First Lion Cubs Spotted in Akagera


Akagera National Park lion cub; photo by Sean Carter

Akagera National Park lion cub; photo by Sean Carter

Gorilla Highlands with Akagera National ParkThe Gorilla Highlands region is beautifully complemented by two savannah national parks, Queen Elizabeth in Uganda and Akagera in Rwanda. Both parks were severely disturbed due to armed conflicts that took place decades ago and their animal populations are still rebuilding. Queen Elizabeth NP has risen close to its former glory – in the colonial days it was considered one of the top African safari destinations – and the days of mocking Akagera NP as a place for “vegetarian safaris” are long gone too. In terms of lions, Queen Elizabeth NP is estimated to have 133 while Akagera’s total is being updated at this very moment.

Namely, three lion cubs were spotted yesterday in Akagera National Park, ending a period of excited, anxious waiting. This is the first time lion babies were born in the park after the reintroduction of June 2015.  The cubs are reckoned to be six weeks old. Their mother, Shema, 11, is the oldest female who had at at least three litters before moving here. Their father, Ntwari, 5, is a dominant male and a true Romeo who loves mating with other lion ladies as well.

“It has all gone incredibly smoothly and they seem to have settled in well and behaving as they should,” said Sarah Hall of Akagera National Park in an email, answering our enquiry about the one-year experience with seven lions that came from South Africa. Those five males and two females are now confirmed to have been joined by three yougsters, bringing the number to ten.

Akagera National Park lion cubs; photo by Sean Carter

Akagera National Park lion cubs; photo by Sean Carter

There were no lions in Rwanda for about 20 years. After the genocide and victory of Paul Kagame’s forces in 1994, there was lack of available land for returning refugees; some of them have spent decades abroad and finally felt free to come back. A substantial part of Akagera National Park, gazetted in 1934, was given to cattle keepers in 1997 (the reason why the park looks bigger on some maps). The very same fight for survival that nowadays affects lion numbers in Queen Elizabeth National Park ensued: herders poisoned lions to keep their cows safe.

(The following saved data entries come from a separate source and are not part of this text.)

template <int B, int R>
__global__ __launch_bounds__(64 * kStripWaves, (StripCfg<B, R>::MIN_WAVES)) void sad_strip_list_kernel(const SadParams p, int strips_per_row,
                                                                           const uint32_t* __restrict__ strip_list) {
    using C = StripCfg<B, R>;
    __shared__ __attribute__((aligned(16))) uint32_t tiles[kStripWaves * (C::TILE_DWORDS + kColSlotDwords)];
    const int wave = __builtin_amdgcn_readfirstlane(threadIdx.x >> 6);
    const int lane = threadIdx.x & 63;
    const int count = (int)strip_list[0];
#pragma unroll 1
    for (int k = (int)blockIdx.x * kStripWaves + wave; k < count; k += (int)gridDim.x * kStripWaves)
        strip_body<B, R>(p, strips_per_row, (int)strip_list[1 + k], tiles, wave, lane);
}

struct PdeCfg {
    static constexpr int B = 16, R = 16, STEP = 4, PR = B / STEP;
    using C = StripCfg<B, R>;
    static constexpr int CUR_DW = B * C::NB * C::BW;
    static constexpr int CAP = 512;
    static constexpr int WAVE_DW = C::TILE_DWORDS + 4 + CUR_DW + CAP + 2 * C::NB;
    static constexpr int OFF_CUR = C::TILE_DWORDS + 4, OFF_LIST = OFF_CUR + CUR_DW, OFF_BEST = OFF_LIST + CAP;
    static_assert(OFF_BEST % 2 == 0, "64-bit keys must be 8-byte aligned");
};

template <int RR>
__device__ __forceinline__ void pde_row(unsigned long long (&acc)[PdeCfg::C::NP], const uint32_t (&c)[PdeCfg::PR][PdeCfg::C::BW],
                                        const uint32_t* lds, uint32_t& base) {
    using C = PdeCfg::C;
    constexpr int B = PdeCfg::B, R = PdeCfg::R, STEP = PdeCfg::STEP;
    constexpr int G = StripWalk<B, R>::ROWS_PER_BASE;
    if constexpr (RR > 0 && RR % G == 0) {
        base += G * C::SW;
        asm volatile("" : "+v"(base));
    }
    unsigned long long win[C::BW];
#pragma unroll
    for (int q = 0; q < C::BW; ++q) win[q] = reinterpret_cast<const U64A4*>(lds + base + (RR % G) * C::SW + q)->v;
#pragma unroll
    for (int ii = 0; ii < C::NP; ++ii) {
        const int y = RR - ii;
        if (ii < C::NCAND && y >= 0 && y < B && y % STEP == 0) {
#pragma unroll
            for (int q = 0; q < C::BW; ++q) acc[ii] = __builtin_amdgcn_qsad_pk_u16_u8(win[q], c[y / STEP][q], acc[ii]);
        }
    }
}
template <int... RR>
__device__ __forceinline__ void pde_rows(unsigned long long (&acc)[PdeCfg::C::NP], const uint32_t (&c)[PdeCfg::PR][PdeCfg::C::BW],
                                         const uint32_t* lds, uint32_t tile_off, std::integer_sequence<int, RR...>) {
    uint32_t base = tile_off;
    asm volatile("" : "+v"(base));
    (pde_row<RR>(acc, c, lds, base), ...);
}
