+    if (!implicit_iota) wfa_iota_u32(nullptr, d_v, n);
+    if (prehist) {
+        std::vector<uint64_t> hk(n);
+        std::vector<uint16_t> hv(n);
+        for (int64_t i = 0; i < n; ++i) {
+            hk[i] = keys[i] >> base_shift;
+            hv[i] = (uint16_t)(keys[i] & 0xFFFF);
+        }
+        uint64_t* d_key = (uint64_t*)A.get(8 * n);
+        uint16_t* d_val = (uint16_t*)A.get(2 * n);
+        uint32_t* d_ns = (uint32_t*)A.get(64);
+        HIPCHK(hipMemcpy(d_key, hk.data(), 8 * n, hipMemcpyHostToDevice));
+        HIPCHK(hipMemcpy(d_val, hv.data(), 2 * n, hipMemcpyHostToDevice));
+        wfa_fill_u32(nullptr, d_ns, 0, 2);
+        wfa_key_dense_h(nullptr, d_key, n, (int64_t)1 << bits, d_k, d_ns, d_ns + 1,
+                        base_shift ? d_val : nullptr, d_h, base_shift);
+        HIPCHK(hipStreamSynchronize(nullptr));
+        A.put(d_key, 8 * n); A.put(d_val, 2 * n); A.put(d_ns, 64);
+    } else {
+        HIPCHK(hipMemcpy(d_k, keys, 4 * n, hipMemcpyHostToDevice));
+    }
+    uint32_t *ok, *ov, *ow = nullptr;
+    if (prehist && var == 0)
+        wfa_sort_pairs2_ph(nullptr, d_k, d_v, d_kt, d_vt, d_w, d_wt, d_h, n, bits,
+                           &ok, &ov, &ow, implicit_iota ? 1 : 0, base_shift);
+    else
+        wfa_sort_pairs2_ex(nullptr, d_k, d_v, d_kt, d_vt, d_w, d_wt, d_h, n, bits,
+                           &ok, &ov, &ow, implicit_iota ? 1 : 0, base_shift,
+                           prehist ? 1 : 0, var, nullptr, nullptr);
+    DebugSort2 r;
+    r.keys.resize(n);
+    r.idx.resize(n);
+    HIPCHK(hipMemcpy(r.keys.data(), ok, 4 * n, hipMemcpyDeviceToHost));
+    HIPCHK(hipMemcpy(r.idx.data(), ov, 4 * n, hipMemcpyDeviceToHost));
+    if (vals2) {
+        r.vals2.resize(n);
+        HIPCHK(hipMemcpy(r.vals2.data(), ow, 4 * n, hipMemcpyDeviceToHost));
+    }
+    A.put(d_k, 4 * n); A.put(d_v, 4 * n); A.put(d_kt, 4 * n); A.put(d_vt, 4 * n);
+    if (vals2) { A.put(d_w, 4 * n); A.put(d_wt, 4 * n); }
+    A.put(d_h, hb);
+    return r;
+}
+
 std::vector<uint32_t> debug_key_slots_host(const uint64_t* keys, int64_t n,
                                            int64_t max_keys) {
     HIPCHK(hipSetDevice(0));
@@ -1983,6 +2051,10 @@
     const uint32_t*, int64_t, int) {
     throw std::runtime_error("built without HIP");
 }
+DebugSort2 debug_sort_pairs2_host(const uint32_t*, int64_t, int, int, bool, bool,
+                                  const uint32_t*, const std::string&) {
+    throw std::runtime_error("built without HIP");
+}
 std::vector<uint32_t> debug_key_slots_host(const uint64_t*, int64_t, int64_t) {
     throw std::runtime_error("built without HIP");
 }
diff --git a/csrc/hip/sortwin.hip b/csrc/hip/sortwin.hip
--- a/csrc/hip/sortwin.hip
+++ b/csrc/hip/sortwin.hip
@@ -708,13 +708,179 @@
     }
 }
 
+__device__ __forceinline__ uint32_t rs8_wave_incl_scan(uint32_t v, int lane) {
+#pragma unroll
+    for (int o = 1; o < 64; o <<= 1) {
+        uint32_t t = (uint32_t)__shfl_up((int)v, o, 64);
+        if (lane >= o) v += t;
+    }
+    return v;
+}
+
+template <bool CARRY2>
+__global__ void __launch_bounds__(WFA_THREADS, CARRY2 ? 5 : 6)
+k_rs8_scatter_occ(const uint32_t* keys, const uint32_t* vals, int64_t n,
+                  int shift, const uint32_t* hist, int64_t nblocks,
+                  const uint32_t* dt, uint32_t* keys_out, uint32_t* vals_out,
+                  const uint32_t* vals2, uint32_t* vals2_out) {
+    static_assert(WFA_THREADS == 256, "one thread per digit");
+    static_assert(RS8_PER_BLOCK <= 65536, "staged position packs in 16 bits");
+    __shared__ uint32_t stage[RS8_PER_BLOCK];
+    __shared__ uint32_t cnt[WFA_THREADS / 64][256];
+    __shared__ uint32_t gd[256];
+    __shared__ uint32_t wtot[2][WFA_THREADS / 64];
+    const int tid = threadIdx.x;
+    const int wave = tid >> 6, lane = tid & 63;
+    const uint64_t lt = ((uint64_t)1 << lane) - 1;
+    const int64_t blockStart = (int64_t)blockIdx.x * RS8_PER_BLOCK;
+    const int nblk_items = (int)min((int64_t)RS8_PER_BLOCK, n - blockStart);
+    const int li0 = wave * RS8_PER_WAVE + lane;
+    const uint32_t* kblk = keys + blockStart;
+    const uint32_t hbase = hist[(int64_t)tid * nblocks + blockIdx.x];
+    const uint32_t dtv = dt[tid];
+#pragma unroll
+    for (int w = 0; w < WFA_THREADS / 64; ++w) cnt[w][tid] = 0;
+    uint32_t mk[RS8_IPT];
+#pragma unroll
+    for (int j = 0; j < RS8_IPT; ++j) {
+        int li = li0 + j * 64;
+        mk[j] = (li < nblk_items) ? kblk[li] : 0;
+    }
+    __syncthreads();
+    uint32_t mr[RS8_IPT];
+#pragma unroll
+    for (int j = 0; j < RS8_IPT; ++j) {
+        bool valid = li0 + j * 64 < nblk_items;
+        uint32_t d = (mk[j] >> shift) & 255;
+#ifdef RS8_OCC_MATCH_SELECT
+        uint64_t mask = __ballot(valid);
+#pragma unroll
+        for (int bit = 0; bit < 8; ++bit) {
+            uint64_t b = __ballot((d >> bit) & 1);
+            mask &= ((d >> bit) & 1) ? b : ~b;
+        }
+#else
+        uint32_t dlo = 0, dhi = 0;
+#pragma unroll
+        for (int bit = 0; bit < 8; ++bit) {
+            int32_t s = (int32_t)(d << (31 - bit)) >> 31;
+            uint64_t b = __ballot(s != 0);
+            dlo |= (uint32_t)b ^ (uint32_t)s;
+            dhi |= (uint32_t)(b >> 32) ^ (uint32_t)s;
+        }
+        uint64_t mask = __ballot(valid) & ~(((uint64_t)dhi << 32) | dlo);
+#endif
+        mr[j] = 0;
+        if (valid) {
+            uint32_t pre = cnt[wave][d];
+            mr[j] = pre + (uint32_t)__popcll(mask & lt);
+            if ((mask & lt) == 0) cnt[wave][d] = pre + (uint32_t)__popcll(mask);
+        }
+    }
+    __syncthreads();
+    {
+        uint32_t c0 = cnt[0][tid], c1 = cnt[1][tid], c2 = cnt[2][tid],
+                 c3 = cnt[3][tid];
+        uint32_t c = c0 + c1 + c2 + c3;
+        uint32_t ic = rs8_wave_incl_scan(c, lane);
+        uint32_t id = rs8_wave_incl_scan(dtv, lane);
+        if (lane == 63) {
+            wtot[0][wave] = ic;
+            wtot[1][wave] = id;
+        }
+        __syncthreads();
+        uint32_t oc = 0, od = 0;
+#pragma unroll
+        for (int w = 0; w < WFA_THREADS / 64 - 1; ++w)
+            if (w < wave) {
+                oc += wtot[0][w];
+                od += wtot[1][w];
+            }
+        uint32_t lb = ic - c + oc;
+        uint32_t db = id - dtv + od;
+        cnt[0][tid] = lb;
+        cnt[1][tid] = lb + c0;
+        cnt[2][tid] = lb + c0 + c1;
+        cnt[3][tid] = lb + c0 + c1 + c2;
+        gd[tid] = hbase + db - lb;
+    }
+    __syncthreads();
+#pragma unroll
+    for (int j = 0; j < RS8_IPT; ++j) {
+        if (li0 + j * 64 < nblk_items) {
+            uint32_t d = (mk[j] >> shift) & 255;
+            mr[j] += cnt[wave][d];
+            stage[mr[j]] = mk[j];
+        }
+    }
+    uint32_t mv[RS8_IPT];
+#pragma unroll
+    for (int j = 0; j < RS8_IPT; ++j) {
+        int li = li0 + j * 64;
+        mv[j] = (li < nblk_items)
+                    ? (vals ? vals[blockStart + li] : (uint32_t)blockStart + (uint32_t)li)
+                    : 0;
+    }
+    __syncthreads();
+#pragma unroll
+    for (int j = 0; j < RS8_IPT; ++j) {
+        int p = tid + j * WFA_THREADS;
+        if (p < nblk_items) {
+            uint32_t k = stage[p];
+            uint32_t d = (k >> shift) & 255;
+            keys_out[gd[d] + (uint32_t)p] = k;
+            mr[j] |= d << 16;
+        }
+    }
+    __syncthreads();
+#pragma unroll
+    for (int j = 0; j < RS8_IPT; ++j)
+        if (li0 + j * 64 < nblk_items) stage[mr[j] & 0xFFFF] = mv[j];
+    if (CARRY2) {
+#pragma unroll
+        for (int j = 0; j < RS8_IPT; ++j) {
+            int li = li0 + j * 64;
+            mv[j] = (li < nblk_items) ? vals2[blockStart + li] : 0;
+        }
+    }
+    __syncthreads();
+#pragma unroll
+    for (int j = 0; j < RS8_IPT; ++j) {
+        int p = tid + j * WFA_THREADS;
+        if (p < nblk_items) vals_out[gd[mr[j] >> 16] + (uint32_t)p] = stage[p];
+    }
+    if (CARRY2) {
+        __syncthreads();
+#pragma unroll
+        for (int j = 0; j < RS8_IPT; ++j)
+            if (li0 + j * 64 < nblk_items) stage[mr[j] & 0xFFFF] = mv[j];
+        __syncthreads();
+#pragma unroll
+        for (int j = 0; j < RS8_IPT; ++j) {
+            int p = tid + j * WFA_THREADS;
+            if (p < nblk_items) vals2_out[gd[mr[j] >> 16] + (uint32_t)p] = stage[p];
+        }
+    }
+}
+
+static int wfa_rs8_env_lds() {
+    static int v = -1;
+    if (v < 0) {
+        const char* e = getenv("WFA_RS8_SCATTER");
+        v = (e && e[0] == 'l' && e[1] == 'd' && e[2] == 's' && e[3] == 0) ? 1 : 0;
+    }
+    return v;
+}
+
 static void sort_pairs2_impl(wfa_stream_t s, uint32_t* slot, uint32_t* idx,
                              uint32_t* slot_tmp, uint32_t* idx_tmp,
                              uint32_t* val2, uint32_t* val2_tmp,
                              uint32_t* hist, int64_t n, int bits,
                              uint32_t** out_slot, uint32_t** out_idx,
                              uint32_t** out_val2, int implicit_iota,
-                             int base_shift, int skip_hist0) {
+                             int base_shift, int skip_hist0, int variant = 0,
+                             wfa_sort_probe_t probe = nullptr,
+                             void* probe_ctx = nullptr) {
     hipStream_t st = (hipStream_t)s;
     uint32_t *ka = slot, *va = idx, *kb = slot_tmp, *vb = idx_tmp;
     uint32_t *wa = val2, *wb = val2_tmp;
@@ -724,26 +890,42 @@
         uint32_t* dt = hist + 256 * nb;
         uint32_t* dbase = dt + 256;
         int passes = (bits + 7) / 8;
+        const bool lds = variant ? variant == 2 : wfa_rs8_env_lds() != 0;
         for (int p = 0; p < passes; ++p) {
             int shift = base_shift + 8 * p;
             if (!(p == 0 && skip_hist0)) {
                 hipLaunchKernelGGL(k_rs8_hist, dim3(nb), dim3(WFA_THREADS), 0, st,
                                    ka, n, shift, hist, nb);
+                if (probe) probe(probe_ctx, "hist", p);
             }
             sdbg(st, "hist", p);
             hipLaunchKernelGGL(k_rs8_scan, dim3(256), dim3(256), 0, st, hist, nb, dt);
+            if (probe) probe(probe_ctx, "scan", p);
             sdbg(st, "scan", p);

Lion with a GPS tracker in Akagera National Park; photo by Drew Bantlin

Lion with a GPS tracker in Akagera National Park; photo by Drew Bantlin

This is why an education campaign and other precautionary measures were deemed crucial when lions were brought back. African Parks, a conservation not-for-profit that manages 10 parks in 7 countries, had had plentiful experience with animal reintroductions, including lions in Zambia and Malawi. All lions were quipped with GPS trackers to monitor their whereabouts. Posters and radio campaigns spread the message of conservation. There were open-air screenings of wildlife documentaries, seen by more than 8,000 people living on the park boundary. “The Lion King”, a play acted by school children, travelled around and reached 6,000 viewers. Environmental education visits for students and local leaders are conducted each year, with the aim of making it possible for everyone living adjacent to the park to have experienced it first-hand. A “Lions Cup” football tournament for all three districts bordering Akagera has become an annual event. But most importantly, the park creates employment and 5% of its income goes for income generating activities and community development initiatives.

Male lion in Akagera National Park; photo by Sarah Hall

Male lion in Akagera National Park; photo by Sarah Hall

The impact of lion presence on tourism is huge. The Wildlife Conservation Society assessed in 2006 that each lion in Queen Elizabeth National Park contributed about USD 13,500 per year to Uganda’s economy, for example because of tourists’ extended stay to see them. In Akagera National Park visitation increased by 23 percent in the months following lion arrival. Moreover, lions assist in keeping natural balance. Their prey, antelopes, eat vegetation. If their numbers are not managed they could become too many, overgraze and put pressure on the borders of the national park. By feasting on antelopes, lions also allow scavengers, like vultures and hyenas, to increase in numbers.

First things first, let us keep our fingers crossed for the three lion kids. “Lion cubs are at risk in their first few months; they are born blind and unable to walk in the first weeks and rely entirely on their mother for food and protection. They are very vulnerable to predators and have high mortality rates,” cautions Akagera National Park in their press release.